What the task requires: From the entries below, copy every line where the string "common" appears.

Collected data entries:
<<<<

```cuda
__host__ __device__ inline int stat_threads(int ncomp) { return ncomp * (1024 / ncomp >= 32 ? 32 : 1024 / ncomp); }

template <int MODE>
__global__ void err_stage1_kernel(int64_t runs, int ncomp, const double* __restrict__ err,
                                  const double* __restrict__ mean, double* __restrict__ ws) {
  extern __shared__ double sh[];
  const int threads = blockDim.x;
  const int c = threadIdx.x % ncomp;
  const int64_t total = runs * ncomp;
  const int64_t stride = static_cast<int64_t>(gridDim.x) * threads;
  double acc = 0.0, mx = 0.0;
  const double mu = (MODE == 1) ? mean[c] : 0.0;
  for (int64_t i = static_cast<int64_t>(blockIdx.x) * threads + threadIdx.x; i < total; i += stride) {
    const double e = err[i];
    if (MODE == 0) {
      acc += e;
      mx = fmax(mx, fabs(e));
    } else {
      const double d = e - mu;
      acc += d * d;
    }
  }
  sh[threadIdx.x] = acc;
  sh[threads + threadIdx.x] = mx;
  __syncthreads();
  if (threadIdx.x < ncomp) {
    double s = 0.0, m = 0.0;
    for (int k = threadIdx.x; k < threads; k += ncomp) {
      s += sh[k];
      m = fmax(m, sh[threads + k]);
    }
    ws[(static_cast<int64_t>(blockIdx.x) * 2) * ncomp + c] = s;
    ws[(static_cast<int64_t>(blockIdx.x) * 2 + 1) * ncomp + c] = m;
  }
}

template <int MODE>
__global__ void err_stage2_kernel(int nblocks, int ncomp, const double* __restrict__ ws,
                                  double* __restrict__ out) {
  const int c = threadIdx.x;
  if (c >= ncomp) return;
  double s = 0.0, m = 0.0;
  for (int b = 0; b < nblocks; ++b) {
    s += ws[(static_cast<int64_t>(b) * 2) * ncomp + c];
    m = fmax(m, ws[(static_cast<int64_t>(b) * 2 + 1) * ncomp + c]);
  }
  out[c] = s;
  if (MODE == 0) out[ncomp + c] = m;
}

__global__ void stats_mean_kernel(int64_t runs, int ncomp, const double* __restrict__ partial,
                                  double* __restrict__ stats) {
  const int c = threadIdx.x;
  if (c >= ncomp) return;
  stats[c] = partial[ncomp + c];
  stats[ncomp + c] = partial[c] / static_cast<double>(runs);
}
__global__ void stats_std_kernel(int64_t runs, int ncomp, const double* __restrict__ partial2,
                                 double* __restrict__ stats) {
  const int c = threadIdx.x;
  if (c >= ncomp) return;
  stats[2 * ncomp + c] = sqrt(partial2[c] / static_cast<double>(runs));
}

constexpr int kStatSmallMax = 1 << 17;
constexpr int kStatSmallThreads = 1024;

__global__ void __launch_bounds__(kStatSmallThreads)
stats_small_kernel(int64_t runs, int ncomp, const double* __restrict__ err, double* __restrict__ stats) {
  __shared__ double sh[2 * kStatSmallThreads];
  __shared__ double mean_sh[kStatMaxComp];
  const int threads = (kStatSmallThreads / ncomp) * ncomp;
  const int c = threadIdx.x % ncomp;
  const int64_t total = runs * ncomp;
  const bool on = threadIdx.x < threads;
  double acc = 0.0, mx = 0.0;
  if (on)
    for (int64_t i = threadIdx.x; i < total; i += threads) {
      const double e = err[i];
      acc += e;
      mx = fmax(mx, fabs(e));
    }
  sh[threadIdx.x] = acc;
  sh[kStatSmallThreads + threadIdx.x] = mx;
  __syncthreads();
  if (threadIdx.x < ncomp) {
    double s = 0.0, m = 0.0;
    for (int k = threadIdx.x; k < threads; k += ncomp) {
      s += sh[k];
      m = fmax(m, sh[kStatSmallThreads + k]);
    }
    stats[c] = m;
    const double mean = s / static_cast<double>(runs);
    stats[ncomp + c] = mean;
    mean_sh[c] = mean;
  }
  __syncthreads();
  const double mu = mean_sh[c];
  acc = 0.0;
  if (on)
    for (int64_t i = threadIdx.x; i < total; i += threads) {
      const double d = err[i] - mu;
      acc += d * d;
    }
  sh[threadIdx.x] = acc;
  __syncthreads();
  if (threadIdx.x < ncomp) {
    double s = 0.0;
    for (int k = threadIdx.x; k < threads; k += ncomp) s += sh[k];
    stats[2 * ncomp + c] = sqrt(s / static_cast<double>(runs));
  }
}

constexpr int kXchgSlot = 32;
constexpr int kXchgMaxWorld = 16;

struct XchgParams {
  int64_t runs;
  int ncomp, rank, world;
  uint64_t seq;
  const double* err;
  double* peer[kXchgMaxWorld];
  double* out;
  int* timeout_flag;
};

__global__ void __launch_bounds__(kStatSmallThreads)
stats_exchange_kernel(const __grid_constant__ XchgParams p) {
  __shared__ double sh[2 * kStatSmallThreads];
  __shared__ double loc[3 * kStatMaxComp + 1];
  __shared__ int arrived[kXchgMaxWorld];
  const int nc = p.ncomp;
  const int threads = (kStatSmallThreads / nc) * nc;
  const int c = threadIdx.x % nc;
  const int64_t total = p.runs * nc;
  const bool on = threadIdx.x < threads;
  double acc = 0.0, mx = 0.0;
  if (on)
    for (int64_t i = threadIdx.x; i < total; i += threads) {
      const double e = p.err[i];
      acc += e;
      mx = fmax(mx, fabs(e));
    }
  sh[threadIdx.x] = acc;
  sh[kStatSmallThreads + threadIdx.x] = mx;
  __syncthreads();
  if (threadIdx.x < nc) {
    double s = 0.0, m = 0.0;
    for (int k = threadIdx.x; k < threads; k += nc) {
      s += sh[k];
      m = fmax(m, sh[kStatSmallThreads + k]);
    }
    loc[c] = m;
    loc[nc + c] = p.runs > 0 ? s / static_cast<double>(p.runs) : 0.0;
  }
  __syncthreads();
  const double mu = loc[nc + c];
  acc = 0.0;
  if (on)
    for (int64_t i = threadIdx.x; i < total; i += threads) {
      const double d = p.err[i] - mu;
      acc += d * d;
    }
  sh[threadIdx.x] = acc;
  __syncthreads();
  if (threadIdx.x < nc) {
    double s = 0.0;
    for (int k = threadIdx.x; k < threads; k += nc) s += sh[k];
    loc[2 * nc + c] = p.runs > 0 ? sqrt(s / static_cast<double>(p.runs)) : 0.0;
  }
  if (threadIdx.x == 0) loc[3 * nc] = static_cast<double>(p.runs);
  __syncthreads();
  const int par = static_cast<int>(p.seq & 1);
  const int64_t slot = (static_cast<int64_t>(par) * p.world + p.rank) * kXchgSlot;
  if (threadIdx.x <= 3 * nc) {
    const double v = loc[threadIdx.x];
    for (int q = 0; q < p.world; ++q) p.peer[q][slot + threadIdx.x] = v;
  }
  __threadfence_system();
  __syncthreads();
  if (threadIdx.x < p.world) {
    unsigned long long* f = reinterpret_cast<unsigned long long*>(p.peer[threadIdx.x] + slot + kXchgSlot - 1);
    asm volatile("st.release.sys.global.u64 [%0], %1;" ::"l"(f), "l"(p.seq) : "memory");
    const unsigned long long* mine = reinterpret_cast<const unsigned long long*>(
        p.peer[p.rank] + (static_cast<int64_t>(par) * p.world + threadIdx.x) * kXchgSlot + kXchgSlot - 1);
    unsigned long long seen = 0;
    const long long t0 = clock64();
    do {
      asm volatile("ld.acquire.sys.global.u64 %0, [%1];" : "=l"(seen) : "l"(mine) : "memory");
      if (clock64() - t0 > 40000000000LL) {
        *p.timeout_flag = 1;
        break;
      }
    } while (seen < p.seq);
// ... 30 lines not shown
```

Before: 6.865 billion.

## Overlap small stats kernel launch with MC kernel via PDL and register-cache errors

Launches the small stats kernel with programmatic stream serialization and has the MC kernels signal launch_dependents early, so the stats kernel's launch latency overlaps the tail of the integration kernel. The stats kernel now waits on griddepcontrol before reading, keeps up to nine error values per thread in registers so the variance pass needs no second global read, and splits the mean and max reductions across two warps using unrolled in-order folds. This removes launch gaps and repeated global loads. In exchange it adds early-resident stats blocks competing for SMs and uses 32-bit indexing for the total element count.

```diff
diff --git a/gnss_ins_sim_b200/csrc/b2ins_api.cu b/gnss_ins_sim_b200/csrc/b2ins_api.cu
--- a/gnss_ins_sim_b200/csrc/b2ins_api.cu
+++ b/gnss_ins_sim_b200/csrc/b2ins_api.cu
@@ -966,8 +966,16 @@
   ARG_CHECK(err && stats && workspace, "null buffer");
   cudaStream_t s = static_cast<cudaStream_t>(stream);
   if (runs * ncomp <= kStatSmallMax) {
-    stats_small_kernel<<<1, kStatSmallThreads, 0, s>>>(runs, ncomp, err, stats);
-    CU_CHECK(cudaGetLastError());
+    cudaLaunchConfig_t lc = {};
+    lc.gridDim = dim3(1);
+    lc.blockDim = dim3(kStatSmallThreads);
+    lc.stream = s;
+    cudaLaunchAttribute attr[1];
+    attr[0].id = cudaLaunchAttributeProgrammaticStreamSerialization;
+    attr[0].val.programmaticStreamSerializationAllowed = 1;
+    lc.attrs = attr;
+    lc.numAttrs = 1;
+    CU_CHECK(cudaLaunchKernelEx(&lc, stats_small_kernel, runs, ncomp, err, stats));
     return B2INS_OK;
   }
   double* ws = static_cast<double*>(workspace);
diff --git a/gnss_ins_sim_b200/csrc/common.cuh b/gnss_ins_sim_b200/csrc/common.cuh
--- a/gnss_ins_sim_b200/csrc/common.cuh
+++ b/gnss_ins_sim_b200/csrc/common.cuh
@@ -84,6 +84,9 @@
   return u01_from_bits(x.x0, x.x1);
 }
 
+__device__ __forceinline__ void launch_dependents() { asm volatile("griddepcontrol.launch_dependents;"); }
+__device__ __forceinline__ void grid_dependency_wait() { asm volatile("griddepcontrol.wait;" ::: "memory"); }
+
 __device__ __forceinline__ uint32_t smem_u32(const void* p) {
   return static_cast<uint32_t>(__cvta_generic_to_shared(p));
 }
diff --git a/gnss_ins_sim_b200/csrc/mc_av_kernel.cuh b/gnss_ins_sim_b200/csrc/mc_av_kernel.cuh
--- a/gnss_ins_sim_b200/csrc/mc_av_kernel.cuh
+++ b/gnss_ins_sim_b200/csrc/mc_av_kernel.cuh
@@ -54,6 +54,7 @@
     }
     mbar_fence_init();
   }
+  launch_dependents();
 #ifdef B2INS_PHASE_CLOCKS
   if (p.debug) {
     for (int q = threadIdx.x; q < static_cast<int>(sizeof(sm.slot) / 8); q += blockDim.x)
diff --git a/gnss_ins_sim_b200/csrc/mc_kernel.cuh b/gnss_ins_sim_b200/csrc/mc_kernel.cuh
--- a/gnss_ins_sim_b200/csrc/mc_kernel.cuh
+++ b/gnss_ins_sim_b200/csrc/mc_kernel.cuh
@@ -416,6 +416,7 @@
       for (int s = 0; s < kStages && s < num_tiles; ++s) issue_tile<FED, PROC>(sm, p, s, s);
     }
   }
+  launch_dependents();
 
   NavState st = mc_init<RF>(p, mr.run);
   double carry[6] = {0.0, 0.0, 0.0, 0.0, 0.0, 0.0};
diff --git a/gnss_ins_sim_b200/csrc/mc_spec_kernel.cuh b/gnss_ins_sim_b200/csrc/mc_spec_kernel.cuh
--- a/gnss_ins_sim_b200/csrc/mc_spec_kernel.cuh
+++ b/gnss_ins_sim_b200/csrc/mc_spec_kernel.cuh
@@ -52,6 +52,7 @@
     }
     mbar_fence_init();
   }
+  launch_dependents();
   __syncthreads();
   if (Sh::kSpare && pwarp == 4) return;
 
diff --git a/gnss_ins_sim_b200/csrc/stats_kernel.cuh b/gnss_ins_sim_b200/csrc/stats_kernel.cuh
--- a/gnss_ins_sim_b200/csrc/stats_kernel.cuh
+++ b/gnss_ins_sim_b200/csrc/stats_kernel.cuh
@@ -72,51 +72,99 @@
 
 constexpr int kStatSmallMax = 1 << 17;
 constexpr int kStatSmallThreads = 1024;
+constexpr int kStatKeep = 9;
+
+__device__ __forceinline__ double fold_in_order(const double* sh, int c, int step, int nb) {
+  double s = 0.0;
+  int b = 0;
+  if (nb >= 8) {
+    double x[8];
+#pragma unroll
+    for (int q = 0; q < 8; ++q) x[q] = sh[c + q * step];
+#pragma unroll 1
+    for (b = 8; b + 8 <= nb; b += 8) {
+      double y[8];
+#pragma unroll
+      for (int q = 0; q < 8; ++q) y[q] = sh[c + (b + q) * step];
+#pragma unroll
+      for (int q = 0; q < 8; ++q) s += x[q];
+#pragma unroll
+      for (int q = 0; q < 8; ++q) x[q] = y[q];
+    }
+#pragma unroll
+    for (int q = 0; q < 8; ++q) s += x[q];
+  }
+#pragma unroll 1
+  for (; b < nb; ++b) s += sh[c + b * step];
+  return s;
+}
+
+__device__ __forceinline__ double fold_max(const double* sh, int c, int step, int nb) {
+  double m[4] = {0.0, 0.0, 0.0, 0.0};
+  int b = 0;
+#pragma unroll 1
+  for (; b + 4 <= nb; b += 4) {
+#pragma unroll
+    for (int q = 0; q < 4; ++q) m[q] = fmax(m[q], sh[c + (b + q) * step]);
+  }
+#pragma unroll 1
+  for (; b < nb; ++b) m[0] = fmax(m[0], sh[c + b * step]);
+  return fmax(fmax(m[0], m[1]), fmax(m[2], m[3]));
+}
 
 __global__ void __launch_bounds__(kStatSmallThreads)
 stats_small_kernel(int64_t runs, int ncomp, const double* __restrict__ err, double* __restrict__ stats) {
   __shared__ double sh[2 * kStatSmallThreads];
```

>>>>
<<<<

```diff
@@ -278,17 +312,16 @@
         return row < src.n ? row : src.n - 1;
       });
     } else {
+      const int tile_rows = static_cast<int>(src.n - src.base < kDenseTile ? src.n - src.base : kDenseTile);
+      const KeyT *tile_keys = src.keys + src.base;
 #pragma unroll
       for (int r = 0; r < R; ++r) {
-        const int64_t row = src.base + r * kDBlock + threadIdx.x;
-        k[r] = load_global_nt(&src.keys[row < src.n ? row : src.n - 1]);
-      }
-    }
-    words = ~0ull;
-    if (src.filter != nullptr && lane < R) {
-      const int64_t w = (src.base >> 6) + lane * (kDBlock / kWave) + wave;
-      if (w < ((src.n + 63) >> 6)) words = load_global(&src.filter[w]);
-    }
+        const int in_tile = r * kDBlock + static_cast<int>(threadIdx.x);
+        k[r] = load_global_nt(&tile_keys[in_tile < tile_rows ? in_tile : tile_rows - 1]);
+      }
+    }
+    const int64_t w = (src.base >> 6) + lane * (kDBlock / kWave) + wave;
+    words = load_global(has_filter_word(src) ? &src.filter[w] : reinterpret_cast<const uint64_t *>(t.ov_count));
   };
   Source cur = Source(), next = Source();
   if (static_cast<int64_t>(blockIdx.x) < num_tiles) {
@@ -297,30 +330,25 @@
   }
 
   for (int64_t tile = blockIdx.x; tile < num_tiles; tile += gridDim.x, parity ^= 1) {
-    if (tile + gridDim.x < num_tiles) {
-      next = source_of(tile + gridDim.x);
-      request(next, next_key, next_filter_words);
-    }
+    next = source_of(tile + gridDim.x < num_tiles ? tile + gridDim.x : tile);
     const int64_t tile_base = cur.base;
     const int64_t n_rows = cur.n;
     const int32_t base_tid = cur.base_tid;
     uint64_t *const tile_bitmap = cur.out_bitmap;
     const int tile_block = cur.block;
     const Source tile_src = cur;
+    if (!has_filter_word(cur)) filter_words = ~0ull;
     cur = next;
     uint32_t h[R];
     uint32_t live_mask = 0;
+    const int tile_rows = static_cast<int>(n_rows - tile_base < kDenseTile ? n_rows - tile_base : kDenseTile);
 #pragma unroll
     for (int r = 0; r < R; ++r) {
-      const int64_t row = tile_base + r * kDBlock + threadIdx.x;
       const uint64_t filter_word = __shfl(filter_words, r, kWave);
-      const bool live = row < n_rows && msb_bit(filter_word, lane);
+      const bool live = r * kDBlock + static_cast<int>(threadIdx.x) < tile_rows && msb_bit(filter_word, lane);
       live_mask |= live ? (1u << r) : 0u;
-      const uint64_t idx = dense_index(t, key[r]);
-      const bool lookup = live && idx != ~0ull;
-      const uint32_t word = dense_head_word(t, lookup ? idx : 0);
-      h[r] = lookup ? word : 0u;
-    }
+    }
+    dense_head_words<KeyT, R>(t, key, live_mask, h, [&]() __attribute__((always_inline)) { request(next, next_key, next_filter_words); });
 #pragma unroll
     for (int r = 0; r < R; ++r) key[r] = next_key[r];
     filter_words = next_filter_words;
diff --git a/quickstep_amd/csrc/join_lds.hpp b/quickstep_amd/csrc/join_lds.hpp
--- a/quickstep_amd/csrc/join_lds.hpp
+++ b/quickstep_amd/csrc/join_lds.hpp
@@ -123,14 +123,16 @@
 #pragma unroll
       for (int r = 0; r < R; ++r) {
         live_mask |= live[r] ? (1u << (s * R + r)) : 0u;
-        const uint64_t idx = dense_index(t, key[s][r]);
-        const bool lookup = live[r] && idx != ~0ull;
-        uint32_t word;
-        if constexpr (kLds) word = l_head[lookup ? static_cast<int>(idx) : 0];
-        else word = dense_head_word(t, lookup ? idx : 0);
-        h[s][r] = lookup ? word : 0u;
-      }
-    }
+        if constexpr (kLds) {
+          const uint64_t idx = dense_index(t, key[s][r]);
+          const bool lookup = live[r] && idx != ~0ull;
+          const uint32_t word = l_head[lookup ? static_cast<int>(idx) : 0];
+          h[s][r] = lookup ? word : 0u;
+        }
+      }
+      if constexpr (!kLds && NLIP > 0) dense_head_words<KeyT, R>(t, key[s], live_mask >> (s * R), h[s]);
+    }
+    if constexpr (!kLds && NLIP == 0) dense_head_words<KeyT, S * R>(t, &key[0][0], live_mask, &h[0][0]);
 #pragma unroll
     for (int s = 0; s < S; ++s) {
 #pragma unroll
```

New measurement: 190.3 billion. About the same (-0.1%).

>>>>
<<<<

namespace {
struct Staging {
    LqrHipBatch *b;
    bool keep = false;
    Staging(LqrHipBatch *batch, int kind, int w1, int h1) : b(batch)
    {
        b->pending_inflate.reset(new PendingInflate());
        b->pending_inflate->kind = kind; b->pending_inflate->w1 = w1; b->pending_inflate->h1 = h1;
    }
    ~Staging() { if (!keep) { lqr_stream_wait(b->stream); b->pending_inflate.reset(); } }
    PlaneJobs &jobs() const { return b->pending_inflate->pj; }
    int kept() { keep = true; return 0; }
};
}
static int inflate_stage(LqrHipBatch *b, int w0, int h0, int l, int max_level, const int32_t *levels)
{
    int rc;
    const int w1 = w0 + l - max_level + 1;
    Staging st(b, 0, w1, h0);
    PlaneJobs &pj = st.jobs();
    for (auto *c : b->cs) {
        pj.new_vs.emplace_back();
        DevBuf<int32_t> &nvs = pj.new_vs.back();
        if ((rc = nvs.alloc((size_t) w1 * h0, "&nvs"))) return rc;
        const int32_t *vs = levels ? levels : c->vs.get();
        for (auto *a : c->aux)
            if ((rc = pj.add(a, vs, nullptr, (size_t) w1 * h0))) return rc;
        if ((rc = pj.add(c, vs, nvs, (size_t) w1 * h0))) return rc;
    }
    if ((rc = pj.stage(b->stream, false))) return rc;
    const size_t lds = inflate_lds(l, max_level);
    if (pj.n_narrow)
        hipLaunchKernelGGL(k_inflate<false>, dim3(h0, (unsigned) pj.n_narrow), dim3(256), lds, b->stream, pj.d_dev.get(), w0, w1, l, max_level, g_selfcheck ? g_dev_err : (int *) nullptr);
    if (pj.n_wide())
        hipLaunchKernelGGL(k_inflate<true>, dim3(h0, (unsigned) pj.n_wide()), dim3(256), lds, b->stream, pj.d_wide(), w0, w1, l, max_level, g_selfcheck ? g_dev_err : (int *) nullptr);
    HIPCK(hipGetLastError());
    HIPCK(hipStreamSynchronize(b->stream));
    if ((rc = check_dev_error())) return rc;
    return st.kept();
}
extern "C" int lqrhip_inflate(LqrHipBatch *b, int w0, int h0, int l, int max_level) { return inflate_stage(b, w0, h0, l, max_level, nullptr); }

>>>>

Task solution:
diff --git a/gnss_ins_sim_b200/csrc/common.cuh b/gnss_ins_sim_b200/csrc/common.cuh
--- a/gnss_ins_sim_b200/csrc/common.cuh
+++ b/gnss_ins_sim_b200/csrc/common.cuh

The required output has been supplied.